Enter the Void”, l’ultima fatica dell’eclettico Gaspar Noè arriva finalmente in Italia con due anni di ritardo, distribuito coraggiosamente da BIM. Dopo il disturbante stupro ai danni di Monica Bellucci in “Irreversible”, il regista argentino torna a Cannes nel 2009, pronto ancora una volta a stupire e a far storcere il naso a critica e pubblico. Ambientato in una Tokio decadente, il film narra le vicende di Oscar (Nathaniel Brown), un giovane spacciatore dipendente da DMT (una potente sostanza allucinogena) e di sua sorella Linda (Paz de la Huerta), ballerina in un night club. I due dopo aver perso entrambi i genitori in un incidente stradale, hanno maturato un legame così forte da diventare ultraterreno…

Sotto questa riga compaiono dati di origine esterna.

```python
class Program:

    def __init__(self):
# ... 116 lines not shown
            return None
        return str(torch.cuda.get_device_properties(torch.cuda.current_device()).gcnArchName).split(":")[0]

    def _read_file(self):
        import ast
        import json
        import os
        out = {}
        p = self.path()
        if p is None or not os.path.exists(p):
            return out
        try:
            doc = json.load(open(p))
            if doc.get("library") not in (None, self.library_id()):
                return out
            arch = self.device_arch()
            if arch is not None and doc.get("device") not in (None, arch):
                return out
            for k, v in doc.get("entries", {}).items():
                out[ast.literal_eval(k)] = tuple(v) if isinstance(v, list) else v
        except (OSError, ValueError, SyntaxError) as e:
            print("viddet_amd: ignoring tuning table %s (%s)" % (p, e), flush=True)
            return {}
        return out

    def load(self):
        import os
        self._loaded = True
        world = self._world()
        self._synced_world = world
# ... 633 lines not shown
        self.process_group = process_group
        self._training = False
        self._recording = False
        self._programs = {}
        self._sk_ws = {}
        self._range_exact = set()
        self._fold_dirty = True
        self._stats_version = 1
        self._weights_version = 1
        self._pack_stream = None
        self._pack_event = None
        self._graph_cache = {}
        self.use_graphs = False
        import os as _os
        self.overlap_wgrad = _os.environ.get('VD_OVERLAP', '1') != '0'
        self.fuse_bn_stats = _os.environ.get('VD_FUSE_STATS', '1') != '0'
        self.precision = 'fp32'
        self.bucketed_allreduce = _os.environ.get('VD_BUCKETED', '1') != '0'
        self.alias_skip_grad = _os.environ.get('VD_ALIAS_SKIP', '1') != '0'
        self.fuse_bn_bwd = _os.environ.get('VD_FUSE_BWD', '1') != '0'
        self.bucket_elems = int(float(_os.environ.get('VD_BUCKET_MB', '32')) * (1 << 18))
        self._pending_reduces = []
        self._reduced_from = 1 << 62
        self._dp_stats = {'buckets': 0, 'bucket_bytes': 0}
        self._bucket_group = None
        self._build(len(self._classes))

    def _build(self, num_class):
        self.num_class = num_class
        self.nodes, self.tensors, self.head_names = build_graph(num_class, self._k, self._k_join_type,
# ... 22 lines not shown
        dev = self.device
        self.weights = torch.zeros(off, device=dev)
        self.grads = torch.zeros(off, device=dev)
        self.momentum_buf = torch.zeros(off, device=dev)
        soff = 0
        for n in self.conv_nodes:
            if n.bn:
                n.stat_off = soff
                soff += 2 * round_up(n.cout, 64)
        self.running = torch.zeros(max(soff, 1), device=dev)
        self._wamax = torch.zeros(len(self.conv_nodes) * L.AMAX_FLOATS, device=dev)
        self._wamax_seg = torch.tensor([[n.w_off, n.w_numel] for n in self.conv_nodes], dtype=torch.int64, device=dev)
        for i, n in enumerate(self.conv_nodes):
            n.wamax = self._wamax[i * L.AMAX_FLOATS:(i + 1) * L.AMAX_FLOATS]
        self._wamax_dirty = True
        self.aux = torch.zeros(max(1, sum(6 * round_up(n.cout, 64) for n in self.conv_nodes if n.bn)), device=dev)
        self.sums = torch.zeros(max(1, sum(4 * round_up(n.cout, 64) for n in self.conv_nodes)), dtype=torch.float64,
                                device=dev)
        aoff = doff = 0
        for n in self.conv_nodes:
            c64 = round_up(n.cout, 64)
            if n.bn:
                v = self.aux[aoff:aoff + 6 * c64]
                n.fold_scale, n.fold_shift = v[0:n.cout], v[c64:c64 + n.cout]
                n.b_scale, n.b_shift = v[2 * c64:2 * c64 + n.cout], v[3 * c64:3 * c64 + n.cout]
                n.b_mean, n.b_invstd = v[4 * c64:4 * c64 + n.cout], v[5 * c64:5 * c64 + n.cout]
                aoff += 6 * c64
            n.sums = self.sums[doff:doff + 2 * c64]
            n.sums2 = self.sums[doff + 2 * c64:doff + 4 * c64]
            doff += 4 * c64
# ... 147 lines not shown
                    out[-1][1] = hi
                else:
                    out.append([lo, hi, p.lr_mult, p.wd_mult])
            self._opt_ranges = [tuple(r) for r in out]
        return self._opt_ranges

    def _params_changed(self):
        self._fold_dirty = True
        self._weights_version += 1
        self._wamax_dirty = True

    def _refresh_wamax(self):
        if self._wamax_dirty:
            L.check(L.load().vd_amax_segments(self.weights.data_ptr(), self._wamax_seg.data_ptr(), len(self.conv_nodes),
                                              self._wamax.data_ptr(), L.stream_ptr()), 'vd_amax_segments')
            self._wamax_dirty = False

    def _buffers(self, key, B, H, W, train):
        ck = ('buf', B, H, W, train)
        if ck in self._programs:
            return self._programs[ck]
        dev = self.device
        bufs = {}
        for name, (c, div, ld, fr) in self.tensors.items():
            if name == 'in':
                bufs['in'] = torch.empty(B * fr, 3, H, W, device=dev)
                continue
            bufs[name] = torch.empty(B * fr, H // div, W // div, ld, device=dev)
        if self.noback:
            for nm, c_, d_ in ROUTE_TENSORS:
                bufs['in:' + nm] = torch.empty(B, c_, H // d_, W // d_, device=dev)
# ... 46 lines not shown
        d.Ho, d.Wo, d.Co = Ho, Wo, n.co_pad
        d.out_stride, d.out_oy, d.out_ox = 1, 0, 0
        d.ldo = d.ldr = n.co_pad
        flags = 0
        if scale is not None or shift is not None:
            flags |= EPI_AFFINE
            d.scale = scale.data_ptr() if scale is not None else None
            d.shift = shift.data_ptr() if shift is not None else None
        if leaky:
            flags |= EPI_LEAKY
        if residual is not None:
            flags |= EPI_RESIDUAL
            d.residual = residual.data_ptr()
        d.flags, d.slope = flags, LEAKY_SLOPE
        d.amax_in, d.amax_w = self._amax_or_none(bufs, n.src), n.wamax.data_ptr()
        self._set_streamk(d, 0)
        if amax_out:
            d.amax_out = bufs['amax:' + n.dst].data_ptr()
        return d

    def _amax_or_none(self, bufs, name):
        if name in self._range_exact:
            return None
        return bufs['amax:' + name].data_ptr()

    def check_operand_ranges(self, thresh=2.0 ** -16):
        bn = [n for n in self.conv_nodes if n.bn]
        if not bn:
            return {}
        if getattr(self, '_guard', None) is None:
# ... 530 lines not shown
        last_side = [None]

        def ev_record(e, on_side):
            def f():
                e.record(side if on_side else torch.cuda.current_stream())
            return f

        def ev_wait(e, on_side):
            def f():
                (side if on_side else torch.cuda.current_stream()).wait_event(e)
            return f

        bucket_hi, bucket_acc = [self.n_weight], [0]
        written = set(self.head_names)
        dgrad_packs = []

        alias = {}
        producers = {m.dst: m for m in self.conv_nodes if m.bn}
        consumers = {}
        for m in self.nodes:
            srcs = [m.src, m.residual] if isinstance(m, ConvNode) else ([m.up, m.route] if isinstance(m, UpcatNode) else
                                                                          ([m.a, m.b] if isinstance(m, AddNode) else [m.src]))
            for t in srcs:
                if t:
                    consumers.setdefault(t, []).append(m)
        fused_bwd = set()
        tgrad = {t: False for t in self.tensors}
        for m in self.nodes:
            if isinstance(m, ConvNode):
                tgrad[m.dst] = any(self._node_trainable(m)) or tgrad[m.src] or bool(m.residual and tgrad[m.residual])
# ... 191 lines not shown
            res_src = alias.pop(n.src) if n.src in alias else dsrc
            plans = dgrad_plans(n.k, n.pad, n.stride, Hi, Wi, n.kd, n.pad_d)
            pm = producers.get(n.src)
            fuse_m = pm if (self.fuse_bn_bwd and pm is not None and (len(plans) == 1 or (n.kd == 1 and _fuse_bwd_s2())) and
                            consumers[n.src][0] is n and pm.fr == n.fr) else None
            bs_rows = 0
            import os as _os
            fused_s2 = (len(plans) == 4 and n.k == 3 and n.stride == 2 and n.pad == 1 and n.kd == 1 and Hi % 2 == 0 and Wi % 2 == 0 and
                        _os.environ.get('VD_S2_FUSED', '1') == '1' and n.cin % 32 == 0 and
                        n.cin <= int(_os.environ.get('VD_S2_FUSED_MAX_CIN', '64')) and
                        self._amax_or_none(bufs, 'dz:' + n.name) is not None and
                        (fp32_math() == 'split2' or (fp32_math() == 'auto' and _os.environ.get('VD_AUTOTUNE', '1') != '0')))
            if fused_s2:
                wp4 = torch.empty(16 * n.cin * n.co_pad, device=dev)
                dgrad_packs.append((n, dict(fused_s2=True), wp4))
                d = ConvDesc()
                d.in_, d.wp, d.out = dz.data_ptr(), wp4.data_ptr(), dsrc.data_ptr()
                d.N, d.Hi, d.Wi, d.Ci = B * n.fr, Ho, Wo, n.co_pad
                d.Hg, d.Wg, d.in_stride = Ho, Wo, 1
                ops._set_taps(d, ops.PARITY4_TAPS)
                d.Kfr, d.Ho, d.Wo, d.Co = 1, Hi, Wi, 4 * n.cin
                d.out_stride, d.out_oy, d.out_ox = 2, 0, 0
                d.ldo = d.ldr = n.cin
                d.par_cin, d.par_mask = n.cin, ops.PARITY4_MASK
                d.flags, d.slope = (EPI_RESIDUAL if acc else 0) | L.MATH_F16X2 | L.CONV_PARITY4, LEAKY_SLOPE
                d.amax_in, d.amax_w = self._amax_or_none(bufs, 'dz:' + n.name), n.wamax.data_ptr()
                if acc:
                    d.residual = res_src.data_ptr()
                seg.hold(d, wp4)
                if fuse_m is not None:
                    d.bs_z = bufs['z:' + fuse_m.dst].data_ptr()
                    d.bs_scale, d.bs_shift = fuse_m.b_scale.data_ptr(), fuse_m.b_shift.data_ptr()
                    d.bs_mean, d.bs_invstd = fuse_m.b_mean.data_ptr(), fuse_m.b_invstd.data_ptr()
                    d.bs_part, d.bs_slope = stats_ws.data_ptr(), LEAKY_SLOPE
                autotune_desc(d)
                if fuse_m is not None:
                    mt = L.load().vd_conv_igemm_mtiles(C.byref(d))
                    assert mt * 2 * fuse_m.cout * 4 <= stats_ws.numel() * 4, "stats workspace too small"
                    seg.add('vd_fill', stats_ws.data_ptr(), 0.0, mt * 2 * fuse_m.cout)
                seg.add('vd_conv_igemm', C.byref(d), meta=dict(
                    kind='dgrad', node=n.name, k=n.k, stride=n.stride, fused_s2=True,
                    flops=2.0 * n.cin * n.cout * 9 * Ho * Wo * B * n.fr, bytes=self._flops(n, B, H, W, 'dgrad')['bytes']))
                if fuse_m is not None:
                    seg.add('vd_bn_sum_param_grads', stats_ws.data_ptr(), mt, fuse_m.cout, fuse_m.sums2.data_ptr(),
# ... 1 lines not shown
                    fused_bwd.add(fuse_m.name)
                continue
            NF = B * n.fr
            nchunks = 1
            chunk_mb = float(__import__('os').environ.get('VD_S2_CHUNK_MB', '0'))
            if len(plans) == 4 and n.kd == 1 and chunk_mb > 0:
                dz_mb = 4.0 * NF * Ho * Wo * n.co_pad / 1e6
                nchunks = max(1, min(NF, int(math.ceil(dz_mb / chunk_mb))))
            fchunk = (NF + nchunks - 1) // nchunks
            nchunks = (NF + fchunk - 1) // fchunk
            wpks = []
            for plan in plans:
                assert plan['taps'], "a parity class without taps would leave its gradient unwritten"
                wpk = torch.empty(n.cin * len(plan['taps']) * n.co_pad, device=dev)
                dgrad_packs.append((n, plan, wpk))
                wpks.append(wpk)
            in_img, out_img = Ho * Wo * n.co_pad * 4, Hi * Wi * n.cin * 4
            for ch in range(nchunks):
              f0 = ch * fchunk
              fn_ = min(NF, f0 + fchunk) - f0
              par = None
              if _parity_streams() and len(plans) == 4 and self.overlap_wgrad:
                if getattr(self, '_par_streams', None) is None:
                    self._par_streams = [torch.cuda.Stream() for _ in range(3)]
                par = self._par_streams
                e_fork = torch.cuda.Event()
                seg.add_py(lambda e=e_fork: e.record(torch.cuda.current_stream()))
                for st in par:
                    seg.add_py(lambda e=e_fork, st=st: st.wait_event(e))
              for pi, plan in enumerate(plans):
                wpk = wpks[pi]
                d = ConvDesc()
                d.in_, d.wp, d.out = dz.data_ptr() + f0 * in_img, wpk.data_ptr(), dsrc.data_ptr() + f0 * out_img
                d.N, d.Hi, d.Wi, d.Ci = fn_, Ho, Wo, n.co_pad
                d.Hg, d.Wg, d.in_stride = plan['Hg'], plan['Wg'], 1
                ops._set_taps(d, plan['taps'])
                d.Kfr = n.fr if n.kd > 1 else 1
                d.Ho, d.Wo, d.Co = Hi, Wi, n.cin
                d.out_stride, d.out_oy, d.out_ox = n.stride, plan['py'], plan['px']
                d.ldo = d.ldr = n.cin
                d.flags, d.slope = (EPI_RESIDUAL if acc else 0), LEAKY_SLOPE
                d.amax_in, d.amax_w = self._amax_or_none(bufs, 'dz:' + n.name), n.wamax.data_ptr()
                self._set_streamk(d, pi if (par is not None) else 0)
                if acc:
                    d.residual = res_src.data_ptr() + f0 * out_img
                seg.hold(d, wpk)
                nplans = n.stride * n.stride
                if fuse_m is not None:
                    d.bs_z = bufs['z:' + fuse_m.dst].data_ptr() + f0 * out_img
                    d.bs_scale, d.bs_shift = fuse_m.b_scale.data_ptr(), fuse_m.b_shift.data_ptr()
                    d.bs_mean, d.bs_invstd = fuse_m.b_mean.data_ptr(), fuse_m.b_invstd.data_ptr()
                    d.bs_part, d.bs_slope = stats_ws.data_ptr() + bs_rows * 2 * fuse_m.cout * 4, LEAKY_SLOPE
                    autotune_desc(d)
                    bs_rows += L.load().vd_conv_igemm_mtiles(C.byref(d))
                    mt = bs_rows
                    assert mt * 2 * fuse_m.cout * 4 <= stats_ws.numel() * 4, "stats workspace too small"
                seg.add('vd_conv_igemm', C.byref(d), meta=dict(
                    kind='dgrad', node=n.name, k=n.k, stride=n.stride,
                    flops=2.0 * n.cin * n.cout * len(plan['taps']) * plan['Hg'] * plan['Wg'] * fn_,
                    bytes=self._flops(n, B, H, W, 'dgrad')['bytes'] / nplans * fn_ / NF),
                    stream=(par[pi - 1] if (par is not None and pi > 0) else None))
# ... 2 lines not shown
                        e_join = torch.cuda.Event()
                        seg.add_py(lambda e=e_join, st=st: e.record(st))
                        seg.add_py(lambda e=e_join: torch.cuda.current_stream().wait_event(e))
                if fuse_m is not None and pi == len(plans) - 1 and ch == nchunks - 1:
                    seg.add('vd_bn_sum_param_grads', stats_ws.data_ptr(), mt, fuse_m.cout, fuse_m.sums2.data_ptr(),
                            fuse_m.ggamma.data_ptr(), fuse_m.gbeta.data_ptr(), ws.data_ptr(), ws_bytes)
                    fused_bwd.add(fuse_m.name)
        if side is not None and last_side[0] is not None:
            seg.add_py(ev_wait(last_side[0], False))
        seg.hold(ws_w, side, stats_ws)
        bwd.append(seg)
        for sg in fwd + bwd:
            if isinstance(sg, Program):
                autotune_program(sg)
        _TUNE_CACHE.save()
        return dict(fwd=fwd, bwd=bwd, bufs=bufs, slots=slots, losses=losses, dgrad_packs=dgrad_packs, ws=ws)


    def set_storage(self, storage):
        if storage not in ('fp32', 'bf16'):
            raise ValueError("storage must be 'fp32' or 'bf16'")
        if storage == 'bf16' and (self._k > 1 or self.noback or self.temporal_out or getattr(self, 'temporal_side', False)):
            raise NotImplementedError("bf16-storage training is built for the single-frame yolo3_darknet53 network")
        self.storage = storage

    def _tune_bf16_desc(self, d, of32):
        import os
        if os.environ.get("VD_AUTOTUNE", "1") == "0":
            return
        base = d.flags & ~(L.MATH_NOHALO | L.CONV_STREAMK)
        key = ('bf16', d.N, d.Hi, d.Wi, d.Ci, d.Hg, d.Wg, d.in_stride, d.T, d.Co, base, of32, d.out_stride, bool(d.stats_part),
# ... 361 lines not shown

    def _ones(self, c):
        if not hasattr(self, '_const'):
            self._const = (torch.ones(1024, device=self.device), torch.zeros(1024, device=self.device))
        return self._const[0]

    def _zeros(self, c):
        self._ones(c)
        return self._const[1]

    def _refresh_dgrad(self, tp, overlap=False):
        if tp.get('storage') == 'bf16':
            return self._refresh_train_bf16(tp, overlap)
        if tp.get('dgrad_version') == self._weights_version:
            return
        ev = None
        if overlap and self.overlap_wgrad:
            if self._pack_stream is None:
                self._pack_stream = torch.cuda.Stream()
            cur = torch.cuda.current_stream()
            self._pack_stream.wait_stream(cur)
            with torch.cuda.stream(self._pack_stream):
                for n, plan, wpk in tp['dgrad_packs']:
                    self._pack_dgrad(n, plan, wpk)
                ev = torch.cuda.Event()
                ev.record(self._pack_stream)
        else:
            for n, plan, wpk in tp['dgrad_packs']:
                self._pack_dgrad(n, plan, wpk)
        self._pack_event = ev
        tp['dgrad_version'] = self._weights_version

    @staticmethod
    def _pack_dgrad(n, plan, wpk):
        if plan.get('fused_s2'):
            ops.pack_weight_dgrad_s2(n.wp, wpk, Co=n.co_pad, Co_pad=n.co_pad, Ci=n.cin)
        else:
            ops.pack_weight_dgrad(n.wp, wpk, Co=n.co_pad, Co_pad=n.co_pad, Ci=n.cin, kd=n.kd, kh=n.k, kw=n.k,
                                  tap_ids=plan['tap_ids'], src_packed=True)

    @staticmethod
    def _run_segments(segs):
        for s in segs:
            if isinstance(s, Program):
# ... 221 lines not shown
```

Un lungo viaggio psichedelico impregnato di droga e sesso, sospeso in un limbo tra la vita e la morte per un’opera imponente, discontinua e ridondante, ma visivamente impressionante. Noè ci catapulta dentro la storia a modo suo: le vicende vengono mostrate dal punto di vista di Oscar in tre modalità: un’inquadratura soggettiva attraverso gli occhi del protagonista, un’inquadratura in terza persona (stile videogame) utilizzata per i ricordi e un’inquadratura esterna, fluttuante, che rappresenta lo spirito, il viaggio. La narrazione è intervallata da numerosi flashback e da sequenze lisergico-epilettiche in CGI.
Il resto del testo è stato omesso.